[Stored data]
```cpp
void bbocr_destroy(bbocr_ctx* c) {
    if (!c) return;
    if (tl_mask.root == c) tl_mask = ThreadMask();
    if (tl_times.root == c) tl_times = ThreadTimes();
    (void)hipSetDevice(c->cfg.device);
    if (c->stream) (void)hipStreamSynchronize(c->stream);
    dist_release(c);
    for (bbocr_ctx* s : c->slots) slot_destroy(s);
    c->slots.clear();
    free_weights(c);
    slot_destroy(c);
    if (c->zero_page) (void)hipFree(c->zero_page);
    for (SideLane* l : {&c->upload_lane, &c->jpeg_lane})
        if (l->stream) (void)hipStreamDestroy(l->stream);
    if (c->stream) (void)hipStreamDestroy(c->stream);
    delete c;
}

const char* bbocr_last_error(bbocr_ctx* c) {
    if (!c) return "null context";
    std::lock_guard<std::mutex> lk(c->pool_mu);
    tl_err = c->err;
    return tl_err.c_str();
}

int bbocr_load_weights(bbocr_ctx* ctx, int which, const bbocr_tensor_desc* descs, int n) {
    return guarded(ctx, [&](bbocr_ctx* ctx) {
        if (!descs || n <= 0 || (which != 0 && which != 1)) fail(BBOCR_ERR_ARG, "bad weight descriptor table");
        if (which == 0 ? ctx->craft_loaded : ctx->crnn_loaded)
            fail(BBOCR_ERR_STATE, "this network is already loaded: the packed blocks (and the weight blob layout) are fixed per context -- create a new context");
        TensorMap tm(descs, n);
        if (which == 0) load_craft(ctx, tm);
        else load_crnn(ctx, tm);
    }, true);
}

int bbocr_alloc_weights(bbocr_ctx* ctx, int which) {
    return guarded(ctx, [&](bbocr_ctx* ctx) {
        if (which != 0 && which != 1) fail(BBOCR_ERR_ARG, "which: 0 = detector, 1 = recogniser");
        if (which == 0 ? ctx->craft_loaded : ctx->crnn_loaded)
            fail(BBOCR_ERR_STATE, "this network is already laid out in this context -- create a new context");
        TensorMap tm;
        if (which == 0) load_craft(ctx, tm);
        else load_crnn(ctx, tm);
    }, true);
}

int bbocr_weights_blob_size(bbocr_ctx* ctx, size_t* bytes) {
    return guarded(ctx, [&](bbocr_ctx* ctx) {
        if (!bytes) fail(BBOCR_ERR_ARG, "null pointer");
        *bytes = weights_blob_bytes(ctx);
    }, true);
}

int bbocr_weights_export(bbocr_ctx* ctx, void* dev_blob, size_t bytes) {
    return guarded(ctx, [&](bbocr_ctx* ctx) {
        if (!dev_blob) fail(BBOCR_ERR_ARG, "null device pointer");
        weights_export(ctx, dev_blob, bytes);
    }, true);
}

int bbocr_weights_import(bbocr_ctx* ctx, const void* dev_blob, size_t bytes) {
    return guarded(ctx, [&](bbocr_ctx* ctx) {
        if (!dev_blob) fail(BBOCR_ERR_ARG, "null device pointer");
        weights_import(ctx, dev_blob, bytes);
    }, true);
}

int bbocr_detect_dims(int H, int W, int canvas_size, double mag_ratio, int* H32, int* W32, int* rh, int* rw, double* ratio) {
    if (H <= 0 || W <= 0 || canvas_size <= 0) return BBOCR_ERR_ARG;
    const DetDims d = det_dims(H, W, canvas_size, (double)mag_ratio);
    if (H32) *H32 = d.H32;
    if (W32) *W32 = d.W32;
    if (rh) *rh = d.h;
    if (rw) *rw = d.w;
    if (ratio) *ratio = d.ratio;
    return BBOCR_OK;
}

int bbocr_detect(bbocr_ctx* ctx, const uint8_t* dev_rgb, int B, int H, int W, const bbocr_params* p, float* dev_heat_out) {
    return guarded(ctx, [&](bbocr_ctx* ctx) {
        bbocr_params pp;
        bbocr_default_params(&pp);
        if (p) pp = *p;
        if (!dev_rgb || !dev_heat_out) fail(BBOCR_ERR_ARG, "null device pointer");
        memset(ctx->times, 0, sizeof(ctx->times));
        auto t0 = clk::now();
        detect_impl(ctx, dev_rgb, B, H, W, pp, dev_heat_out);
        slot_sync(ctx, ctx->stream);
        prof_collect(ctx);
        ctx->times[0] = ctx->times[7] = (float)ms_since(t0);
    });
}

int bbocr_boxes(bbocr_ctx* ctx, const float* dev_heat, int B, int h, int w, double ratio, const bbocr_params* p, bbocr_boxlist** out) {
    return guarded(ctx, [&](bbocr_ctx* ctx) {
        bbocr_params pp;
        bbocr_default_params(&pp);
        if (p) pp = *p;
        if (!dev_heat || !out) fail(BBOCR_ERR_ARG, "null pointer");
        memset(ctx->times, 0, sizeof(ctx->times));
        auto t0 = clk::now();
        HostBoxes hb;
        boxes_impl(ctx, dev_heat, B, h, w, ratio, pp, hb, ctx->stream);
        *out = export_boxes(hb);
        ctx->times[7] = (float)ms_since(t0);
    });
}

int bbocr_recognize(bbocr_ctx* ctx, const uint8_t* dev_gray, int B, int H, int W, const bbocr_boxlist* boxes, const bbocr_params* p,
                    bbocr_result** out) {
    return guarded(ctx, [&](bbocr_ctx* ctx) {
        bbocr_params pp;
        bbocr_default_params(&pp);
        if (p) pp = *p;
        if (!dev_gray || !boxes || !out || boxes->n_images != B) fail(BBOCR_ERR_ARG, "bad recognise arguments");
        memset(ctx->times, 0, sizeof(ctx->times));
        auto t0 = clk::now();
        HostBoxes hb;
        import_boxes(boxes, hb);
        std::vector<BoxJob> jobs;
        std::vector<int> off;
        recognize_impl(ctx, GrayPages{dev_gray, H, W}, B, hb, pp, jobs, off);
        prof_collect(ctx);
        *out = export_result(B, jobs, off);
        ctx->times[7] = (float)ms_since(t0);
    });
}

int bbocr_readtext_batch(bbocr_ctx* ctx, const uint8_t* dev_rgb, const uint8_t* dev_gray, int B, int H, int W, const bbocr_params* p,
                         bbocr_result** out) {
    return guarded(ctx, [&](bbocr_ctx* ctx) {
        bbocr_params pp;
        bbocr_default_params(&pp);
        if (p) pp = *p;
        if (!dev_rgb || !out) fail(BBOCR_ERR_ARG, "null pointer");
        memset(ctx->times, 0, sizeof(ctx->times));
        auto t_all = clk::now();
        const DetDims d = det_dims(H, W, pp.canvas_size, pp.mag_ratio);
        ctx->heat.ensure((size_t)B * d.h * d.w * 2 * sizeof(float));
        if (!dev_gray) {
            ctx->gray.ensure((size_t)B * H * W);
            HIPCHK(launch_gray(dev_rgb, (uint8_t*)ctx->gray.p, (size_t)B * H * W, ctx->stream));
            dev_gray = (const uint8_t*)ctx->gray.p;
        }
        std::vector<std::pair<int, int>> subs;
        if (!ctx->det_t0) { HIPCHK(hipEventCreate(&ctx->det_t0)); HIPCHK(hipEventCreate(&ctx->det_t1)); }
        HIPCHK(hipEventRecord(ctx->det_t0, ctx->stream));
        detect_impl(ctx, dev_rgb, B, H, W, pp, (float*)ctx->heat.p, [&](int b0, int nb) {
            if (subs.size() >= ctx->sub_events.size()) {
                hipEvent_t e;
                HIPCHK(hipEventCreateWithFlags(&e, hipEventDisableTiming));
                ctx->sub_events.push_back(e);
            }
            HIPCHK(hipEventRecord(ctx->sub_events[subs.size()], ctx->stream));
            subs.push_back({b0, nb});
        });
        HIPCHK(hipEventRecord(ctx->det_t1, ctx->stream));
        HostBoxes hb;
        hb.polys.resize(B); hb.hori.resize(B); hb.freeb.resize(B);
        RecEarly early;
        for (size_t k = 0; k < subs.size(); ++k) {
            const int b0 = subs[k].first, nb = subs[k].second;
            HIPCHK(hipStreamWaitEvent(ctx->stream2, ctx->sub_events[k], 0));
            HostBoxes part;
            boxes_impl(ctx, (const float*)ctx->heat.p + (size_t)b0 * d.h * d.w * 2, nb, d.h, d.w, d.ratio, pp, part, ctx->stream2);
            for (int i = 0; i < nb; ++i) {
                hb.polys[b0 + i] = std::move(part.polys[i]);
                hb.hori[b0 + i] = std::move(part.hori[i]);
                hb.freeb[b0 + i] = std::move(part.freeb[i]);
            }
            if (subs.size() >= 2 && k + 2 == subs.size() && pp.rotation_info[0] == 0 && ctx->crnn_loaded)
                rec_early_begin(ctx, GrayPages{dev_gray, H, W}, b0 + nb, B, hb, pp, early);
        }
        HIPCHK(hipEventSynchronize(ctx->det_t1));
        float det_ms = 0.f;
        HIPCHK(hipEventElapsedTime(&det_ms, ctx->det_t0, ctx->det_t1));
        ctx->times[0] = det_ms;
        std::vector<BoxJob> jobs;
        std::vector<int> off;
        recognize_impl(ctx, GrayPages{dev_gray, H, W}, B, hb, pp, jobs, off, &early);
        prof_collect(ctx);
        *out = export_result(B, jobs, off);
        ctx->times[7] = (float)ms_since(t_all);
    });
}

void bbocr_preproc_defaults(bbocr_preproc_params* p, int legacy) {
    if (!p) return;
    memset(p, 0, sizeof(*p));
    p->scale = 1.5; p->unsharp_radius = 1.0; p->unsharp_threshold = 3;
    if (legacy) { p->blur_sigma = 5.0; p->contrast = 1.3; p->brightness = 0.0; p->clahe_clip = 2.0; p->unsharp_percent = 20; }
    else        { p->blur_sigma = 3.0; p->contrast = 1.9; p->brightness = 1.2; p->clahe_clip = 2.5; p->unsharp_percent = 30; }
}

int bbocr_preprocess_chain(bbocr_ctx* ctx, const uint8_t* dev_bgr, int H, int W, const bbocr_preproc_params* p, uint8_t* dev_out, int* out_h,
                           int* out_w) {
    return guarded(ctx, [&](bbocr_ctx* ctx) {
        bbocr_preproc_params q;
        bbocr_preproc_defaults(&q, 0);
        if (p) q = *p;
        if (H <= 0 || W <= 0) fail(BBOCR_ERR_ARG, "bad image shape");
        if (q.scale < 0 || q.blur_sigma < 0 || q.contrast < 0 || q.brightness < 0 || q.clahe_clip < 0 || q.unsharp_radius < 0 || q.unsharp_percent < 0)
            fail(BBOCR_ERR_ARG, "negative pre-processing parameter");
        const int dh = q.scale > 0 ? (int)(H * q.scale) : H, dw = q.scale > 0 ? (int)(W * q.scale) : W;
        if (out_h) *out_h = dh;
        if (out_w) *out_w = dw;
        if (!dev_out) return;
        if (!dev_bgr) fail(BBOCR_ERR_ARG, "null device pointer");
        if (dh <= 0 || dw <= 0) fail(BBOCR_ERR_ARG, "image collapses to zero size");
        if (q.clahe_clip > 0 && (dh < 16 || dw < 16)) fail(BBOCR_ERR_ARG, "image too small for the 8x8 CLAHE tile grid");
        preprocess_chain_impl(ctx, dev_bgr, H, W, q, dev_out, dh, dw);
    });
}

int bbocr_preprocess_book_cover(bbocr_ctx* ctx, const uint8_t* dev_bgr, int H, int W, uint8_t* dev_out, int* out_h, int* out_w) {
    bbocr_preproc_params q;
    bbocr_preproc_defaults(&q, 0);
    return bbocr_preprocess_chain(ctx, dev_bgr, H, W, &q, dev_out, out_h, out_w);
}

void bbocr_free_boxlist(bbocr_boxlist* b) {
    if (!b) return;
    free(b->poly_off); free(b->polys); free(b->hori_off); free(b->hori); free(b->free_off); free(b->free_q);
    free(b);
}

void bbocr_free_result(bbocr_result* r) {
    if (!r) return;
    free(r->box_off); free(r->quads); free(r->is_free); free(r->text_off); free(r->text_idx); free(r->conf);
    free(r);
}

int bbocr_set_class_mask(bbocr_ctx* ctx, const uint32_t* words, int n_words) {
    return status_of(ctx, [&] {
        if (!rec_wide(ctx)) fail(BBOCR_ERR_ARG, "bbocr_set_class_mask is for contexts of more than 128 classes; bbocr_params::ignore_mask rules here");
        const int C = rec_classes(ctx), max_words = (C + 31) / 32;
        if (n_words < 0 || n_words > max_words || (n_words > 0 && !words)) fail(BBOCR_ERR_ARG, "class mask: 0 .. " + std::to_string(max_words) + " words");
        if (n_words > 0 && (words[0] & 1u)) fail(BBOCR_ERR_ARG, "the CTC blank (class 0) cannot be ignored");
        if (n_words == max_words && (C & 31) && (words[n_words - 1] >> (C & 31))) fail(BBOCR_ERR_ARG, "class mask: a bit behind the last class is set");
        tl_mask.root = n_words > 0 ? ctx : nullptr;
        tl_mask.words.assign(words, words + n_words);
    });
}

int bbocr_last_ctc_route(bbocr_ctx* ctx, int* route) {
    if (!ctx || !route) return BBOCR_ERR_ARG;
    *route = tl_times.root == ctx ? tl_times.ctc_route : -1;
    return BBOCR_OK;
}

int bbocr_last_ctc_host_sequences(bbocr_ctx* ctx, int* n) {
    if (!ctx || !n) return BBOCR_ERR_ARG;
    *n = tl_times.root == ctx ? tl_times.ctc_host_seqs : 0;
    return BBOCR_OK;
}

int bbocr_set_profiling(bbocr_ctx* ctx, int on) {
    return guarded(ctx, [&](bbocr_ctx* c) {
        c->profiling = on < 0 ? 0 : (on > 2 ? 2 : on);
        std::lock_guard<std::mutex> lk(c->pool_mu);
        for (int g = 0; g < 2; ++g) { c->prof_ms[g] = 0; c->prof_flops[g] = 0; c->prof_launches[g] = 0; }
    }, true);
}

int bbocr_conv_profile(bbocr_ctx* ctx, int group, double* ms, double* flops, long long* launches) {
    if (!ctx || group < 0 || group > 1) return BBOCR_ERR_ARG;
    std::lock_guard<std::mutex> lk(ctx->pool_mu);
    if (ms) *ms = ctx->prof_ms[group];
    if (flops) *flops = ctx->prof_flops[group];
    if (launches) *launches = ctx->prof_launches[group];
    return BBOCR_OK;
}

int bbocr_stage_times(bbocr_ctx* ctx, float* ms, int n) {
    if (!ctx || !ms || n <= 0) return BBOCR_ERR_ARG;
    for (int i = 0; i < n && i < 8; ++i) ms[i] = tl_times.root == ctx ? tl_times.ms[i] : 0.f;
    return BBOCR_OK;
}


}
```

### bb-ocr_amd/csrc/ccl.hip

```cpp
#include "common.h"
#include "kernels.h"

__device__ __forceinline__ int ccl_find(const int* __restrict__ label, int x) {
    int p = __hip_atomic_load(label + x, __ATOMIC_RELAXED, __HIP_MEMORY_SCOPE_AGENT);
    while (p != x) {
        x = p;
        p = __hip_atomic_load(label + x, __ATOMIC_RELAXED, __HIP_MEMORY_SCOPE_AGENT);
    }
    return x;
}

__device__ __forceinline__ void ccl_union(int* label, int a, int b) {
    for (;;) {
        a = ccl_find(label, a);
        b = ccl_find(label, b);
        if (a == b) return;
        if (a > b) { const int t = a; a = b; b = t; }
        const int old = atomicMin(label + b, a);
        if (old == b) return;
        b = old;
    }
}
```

==

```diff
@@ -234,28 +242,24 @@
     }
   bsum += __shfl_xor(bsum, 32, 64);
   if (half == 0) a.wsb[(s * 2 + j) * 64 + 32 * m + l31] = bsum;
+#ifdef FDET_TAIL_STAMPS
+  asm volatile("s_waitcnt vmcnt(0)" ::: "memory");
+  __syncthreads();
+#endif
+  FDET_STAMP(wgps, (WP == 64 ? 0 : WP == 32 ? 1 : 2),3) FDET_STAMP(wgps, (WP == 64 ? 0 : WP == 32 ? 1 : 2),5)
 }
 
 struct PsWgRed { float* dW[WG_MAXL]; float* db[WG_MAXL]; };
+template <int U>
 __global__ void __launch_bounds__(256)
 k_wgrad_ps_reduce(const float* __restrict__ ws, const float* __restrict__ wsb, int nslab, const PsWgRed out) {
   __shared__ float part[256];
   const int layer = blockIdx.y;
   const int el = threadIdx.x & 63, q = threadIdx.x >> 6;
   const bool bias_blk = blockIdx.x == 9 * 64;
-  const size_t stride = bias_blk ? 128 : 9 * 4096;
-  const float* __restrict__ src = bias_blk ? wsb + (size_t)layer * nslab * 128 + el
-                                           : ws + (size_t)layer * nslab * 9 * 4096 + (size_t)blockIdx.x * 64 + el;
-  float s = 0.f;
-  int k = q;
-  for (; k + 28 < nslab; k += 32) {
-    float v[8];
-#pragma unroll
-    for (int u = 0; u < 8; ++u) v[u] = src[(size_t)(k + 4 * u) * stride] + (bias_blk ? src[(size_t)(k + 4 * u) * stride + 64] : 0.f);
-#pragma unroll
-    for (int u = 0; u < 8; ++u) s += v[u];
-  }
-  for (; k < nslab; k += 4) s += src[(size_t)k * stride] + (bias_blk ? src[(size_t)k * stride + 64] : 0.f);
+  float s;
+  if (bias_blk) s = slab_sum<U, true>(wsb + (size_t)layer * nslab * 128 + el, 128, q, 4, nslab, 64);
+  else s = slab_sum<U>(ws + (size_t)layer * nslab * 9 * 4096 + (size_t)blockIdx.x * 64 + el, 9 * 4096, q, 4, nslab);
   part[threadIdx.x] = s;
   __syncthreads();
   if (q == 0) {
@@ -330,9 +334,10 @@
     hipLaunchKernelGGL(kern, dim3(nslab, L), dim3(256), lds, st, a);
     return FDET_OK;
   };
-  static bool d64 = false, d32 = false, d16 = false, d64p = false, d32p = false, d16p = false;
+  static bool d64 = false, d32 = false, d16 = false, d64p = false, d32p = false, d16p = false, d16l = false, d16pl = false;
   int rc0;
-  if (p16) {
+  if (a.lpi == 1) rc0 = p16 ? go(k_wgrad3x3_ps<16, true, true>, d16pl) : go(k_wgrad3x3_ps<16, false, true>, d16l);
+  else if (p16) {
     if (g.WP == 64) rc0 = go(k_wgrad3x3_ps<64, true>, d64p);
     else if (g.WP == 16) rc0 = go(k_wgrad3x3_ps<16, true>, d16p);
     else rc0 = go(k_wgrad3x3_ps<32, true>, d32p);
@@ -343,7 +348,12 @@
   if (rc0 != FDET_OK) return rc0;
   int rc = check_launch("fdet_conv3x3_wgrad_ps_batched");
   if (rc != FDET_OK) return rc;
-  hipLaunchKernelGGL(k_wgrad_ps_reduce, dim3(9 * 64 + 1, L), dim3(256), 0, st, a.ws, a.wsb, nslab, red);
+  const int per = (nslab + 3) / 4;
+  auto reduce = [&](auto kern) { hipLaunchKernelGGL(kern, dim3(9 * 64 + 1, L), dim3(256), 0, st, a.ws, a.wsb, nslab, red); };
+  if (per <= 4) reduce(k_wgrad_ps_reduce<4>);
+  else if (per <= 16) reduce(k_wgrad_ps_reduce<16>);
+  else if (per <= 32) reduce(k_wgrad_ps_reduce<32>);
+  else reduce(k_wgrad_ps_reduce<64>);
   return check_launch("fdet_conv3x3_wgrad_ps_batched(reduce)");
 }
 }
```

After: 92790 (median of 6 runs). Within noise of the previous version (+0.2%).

* PROBLEM DETAILS: In the data above, which lines have "blockIdx"? Report each of them.

* RESULT BELOW:
   const int layer = blockIdx.y;
   const bool bias_blk = blockIdx.x == 9 * 64;
-                                           : ws + (size_t)layer * nslab * 9 * 4096 + (size_t)blockIdx.x * 64 + el;
+  else s = slab_sum<U>(ws + (size_t)layer * nslab * 9 * 4096 + (size_t)blockIdx.x * 64 + el, 9 * 4096, q, 4, nslab);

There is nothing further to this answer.